The case plan did not explicitly require father to engage in domestic abuse or anger management counseling, but it set forth a history of father's abusive and threatening conduct and the physical and emotional harm to the children resulting from that conduct. Accordingly, the case plan emphasized goals for father such as taking responsibility for his own decisions without blaming others for the consequences of those decisions and demonstrating an understanding of how his abusive behavior impacted his children's growth and development. The record supports the trial court's findings that father continued to blame others rather than take responsibility for his own actions and continued to lack insight as to how his prior conduct had harmed his children. In short, there was ample evidence of stagnation resulting from father's failure to comply with the case plan by having unsupervised contact with his children—conduct that was also in violation of an RFA order and thus led to his continued incarceration while his children were in state custody—and by failing to take responsibility for his own actions and gain insight into his role in losing custody of his children.

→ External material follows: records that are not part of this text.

# ironhide23586/RoomNet

Hardware: AMD Instinct MI355X
Metric: images/sec, 224x224 batch-256 RoomNet inference (higher is better)
Workload: dtype bf16; 1 GPU; RoomNet forward (reference final_model weights), uint8 BGR 224x224x3 in HBM -> probs+ids in HBM, batch 256 per GPU, bf16 storage / fp32 accumulate; images_per_gpu=256, global_batch=256, im_side=224, parallelism=dp1

## Files before the change

roomnet_amd/csrc/rn_fused.hip:

```cpp
#include "rn_fused.h"
#include <map>
#include <vector>
#include <algorithm>
#include <atomic>
#include "rn_stage.h"

#include <cmath>
#include <cstring>
#include <cstdlib>

using namespace rnk;

namespace {

constexpr int S0_CO = 8;
constexpr int S0_TSTRIDE = 29;
constexpr int S0_AHEAD = 8;

struct Stage0Args {
    const uint8_t* bgr;
    const i32x4* wfrag;
    const float* ptab;
    unsigned short* out;
    int S, So;
// ... 1123 lines not shown
            for (int b = 1; b <= 8 && b <= max_bands; ++b) {
                const long rounds = (per_band * b + n_cu - 1) / n_cu;
                const long cost = rounds * ((s2.out_side + b - 1) / b + 11);
                if (best_cost < 0 || cost < best_cost) {
                    best_cost = cost;
                    bands = b;
                }
            }
            if (per_band * bands < n_cu) {
                bands = static_cast<int>((n_cu + per_band - 1) / per_band);
                if (bands > max_bands) bands = max_bands;
            }
            fa.rows_per_band = (s2.out_side + bands - 1) / bands;
            fa.n_bands = (s2.out_side + fa.rows_per_band - 1) / fa.rows_per_band;
#ifdef RN_STAMPS
            static unsigned long long* stamp_host23 = nullptr;
            const size_t nwaves23 = static_cast<size_t>(fa.n_bands) * fa.n_cblocks * n * 8;
            if (!stamp_host23) (void)hipHostMalloc(reinterpret_cast<void**>(&stamp_host23), 16u << 20, 0);
            std::memset(stamp_host23, 0, nwaves23 * 96);
            fa.stamp_buf = stamp_host23;
#endif
#ifdef RN_CLOCK
            if (fs->pair_x16) fa.stamp_buf = rn_clock_region("stages 2+3", static_cast<size_t>(fa.n_bands) * fa.n_cblocks * n);
#endif
#ifdef RN_ROUND2_ARMS
            int rc = fs->pair_x16 ? rn_stage23x_launch(h->dtype, h->stream, fa, n) : rn_stage23_launch(h->dtype, h->stream, fa, n);
#else
            int rc = rn_stage23x_launch(h->dtype, h->stream, fa, n);
#endif
            if (rc != RN_OK) return rc;
#ifdef RN_STAMPS
            (void)hipStreamSynchronize(h->stream);
            {
                double wtot[8] = {0}, wbar[8] = {0}, wsteps[8] = {0};
                for (size_t k = 0; k < nwaves23; ++k) {
                    wtot[k & 7] += stamp_host23[k * 4];
                    wbar[k & 7] += stamp_host23[k * 4 + 2];
                    wsteps[k & 7] += stamp_host23[k * 4 + 3];
                }
                {
                    double seg[2][6] = {{0}, {0}};
                    double st[2] = {0, 0};
                    const unsigned long long* base = stamp_host23 + nwaves23 * 4;
                    for (size_t k = 0; k < nwaves23; ++k) {
                        const int role = (k & 7) < 4 ? 0 : 1;
                        st[role] += stamp_host23[k * 4 + 3];
                        for (int j = 0; j < 6; ++j) seg[role][j] += base[k * 8 + j];
                    }
                    fprintf(stderr, "[stamps]   producer segments (chain0 epi0 chain1 epi1): %.0f %.0f %.0f %.0f\n", seg[0][0] / st[0], seg[0][1] / st[0],
                            seg[0][2] / st[0], seg[0][3] / st[0]);
                    fprintf(stderr, "[stamps]   consumer segments (bookkeeping+own-fetch chain0 skip-wait epi0 chain1+epi1): %.0f %.0f %.0f %.0f %.0f\n", seg[1][0] / st[1],
                            seg[1][2] / st[1], seg[1][3] / st[1], seg[1][4] / st[1], seg[1][5] / st[1]);
                }
                for (int w8 = 0; w8 < 8; ++w8)
                    if (wsteps[w8] > 0)
                        fprintf(stderr, "[stamps] fused stages %zu+%zu wave %d (%s): cycles/step %.0f, of which barrier wait %.0f\n", i, i + 1, w8,
                                w8 < 4 ? "producer" : "consumer", wtot[w8] / wsteps[w8], wbar[w8] / wsteps[w8]);
            }
#endif
            rn_record_event(h, 2 + static_cast<int>(i) + 1);
            ++i;
            continue;
        }
        StageArgs a{};
        a.in = static_cast<const unsigned short*>(h->nodes[prev.node_bn2 >= 0 ? prev.node_bn2 : prev.node_bn].ptr);
        a.out = static_cast<unsigned short*>(h->nodes[s.node_bn2 >= 0 ? s.node_bn2 : s.node_bn].ptr);
        a.wfrag = f.wfrag;
        a.bn_mean = s.bn.mean;
        a.bn_inv = s.bn.inv;
        a.bn_beta = s.bn.beta;
        if (s.skip_stage >= 0) {
            const StagePlan& sk = h->stages[s.skip_stage];
            if (sk.node_bn2 >= 0) {
                rn_set_error("16-bit path: skip source with its own residual is not supported");
                return RN_E_INVALID;
            }
            a.skip = static_cast<const unsigned short*>(h->nodes[sk.node_bn].ptr);
            a.bn2_mean = s.bn2.mean;
            a.bn2_inv = s.bn2.inv;
            a.bn2_beta = s.bn2.beta;
            a.rlo = s.rt.lo;
            a.rhi = s.rt.hi;
            a.rlerp = s.rt.lerp;
            a.Ss = s.skip_side;
            a.rscale = static_cast<float>(s.skip_side) / static_cast<float>(s.out_side);
        }
        a.H = a.W = s.in_side;
        a.Ho = a.Wo = s.out_side;
        a.dither = fs->dither_out[i];
        a.plain_q = -1;
// ... 277 lines not shown
```

roomnet_amd/csrc/rn_stage23x.hip:

```cpp
#include "rn_fused.h"
#include "rn_stage.h"

#include <atomic>
#include <utility>

using namespace rnk;

namespace {

template <int DT>
__device__ __forceinline__ unsigned pack2p(float a, float b) {
    return pack2<DT>(a, b);
}

constexpr int RN_NT_OUT = 2, RN_NT_SKIP = 2;
constexpr int X_NA = 4, X_NB = 4, X_NSK = 3;
constexpr int X_WMIN = 193;
constexpr int X_WMAX = 215;
constexpr int X_ROWA = X_WMAX * 64;
constexpr int X_BDUMMY = X_WMAX - 5;
constexpr int X_ROWB = (X_BDUMMY + 1) * 64;
constexpr int X_SKROW = 64 * 64;
constexpr int X_ROWB_N = (X_BDUMMY + 1) * 32;
constexpr int X_ROWB_8 = (X_BDUMMY + 1) * 16;
constexpr int X_NTAB = 6 * 32;
constexpr int X_RINGA_OFF = 1024;
constexpr int X_RINGB_OFF = X_RINGA_OFF + X_NA * X_ROWA;
constexpr int X_SKIP_OFF = X_RINGB_OFF + X_NB * X_ROWB;
constexpr int X_LDS = X_SKIP_OFF + 4 * X_NSK * X_SKROW;
constexpr int X_LAG = 11;
constexpr int X_KT = 9;
static_assert(X_LDS <= 160 * 1024, "LDS budget");

__device__ __forceinline__ int xp_start(int w) { return w == 0 ? 0 : w == 1 ? 61 : w == 2 ? 122 : 167; }
__device__ __forceinline__ int xc_start(int w) { return w == 0 ? 0 : w == 1 ? 45 : w == 2 ? 90 : 148; }

__device__ __forceinline__ unsigned lds_addr(const void* p) {
    return static_cast<unsigned>(reinterpret_cast<uintptr_t>((__attribute__((address_space(3))) const char*)p));
}

__device__ __forceinline__ int swzx(int pix) { return (pix >> 1) & 3; }
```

Father's second argument is that the court improperly grounded its finding of stagnation upon its conclusion that he would not be able to resume parental duties within a reasonable period of time. It is father's contention that his timely ability to resume parental responsibility is a factor to be considered vis-à-vis the best interests of the child only after the State meets the threshold of changed circumstances. According to father, collapsing the two-part test into a single step results in a failure to assess the parent's fitness apart from the children's best interests, in violation of the parent's due process rights.

The source of this argument is the family court's statement made at the end of its changed circumstances ruling that "[e]ven if he were to have contact with the children, a reasonable time for reunification has passed." According to father, this statement mirrors the most critical best-interests factor, thereby showing that the court committed a fundamental error by considering the children's best interests before independently concluding that father was unfit. In short, father asserts that "the court terminated his rights solely on an assessment of the children's best interest[s]" without first determining that he was unfit, in violation of his right to due process.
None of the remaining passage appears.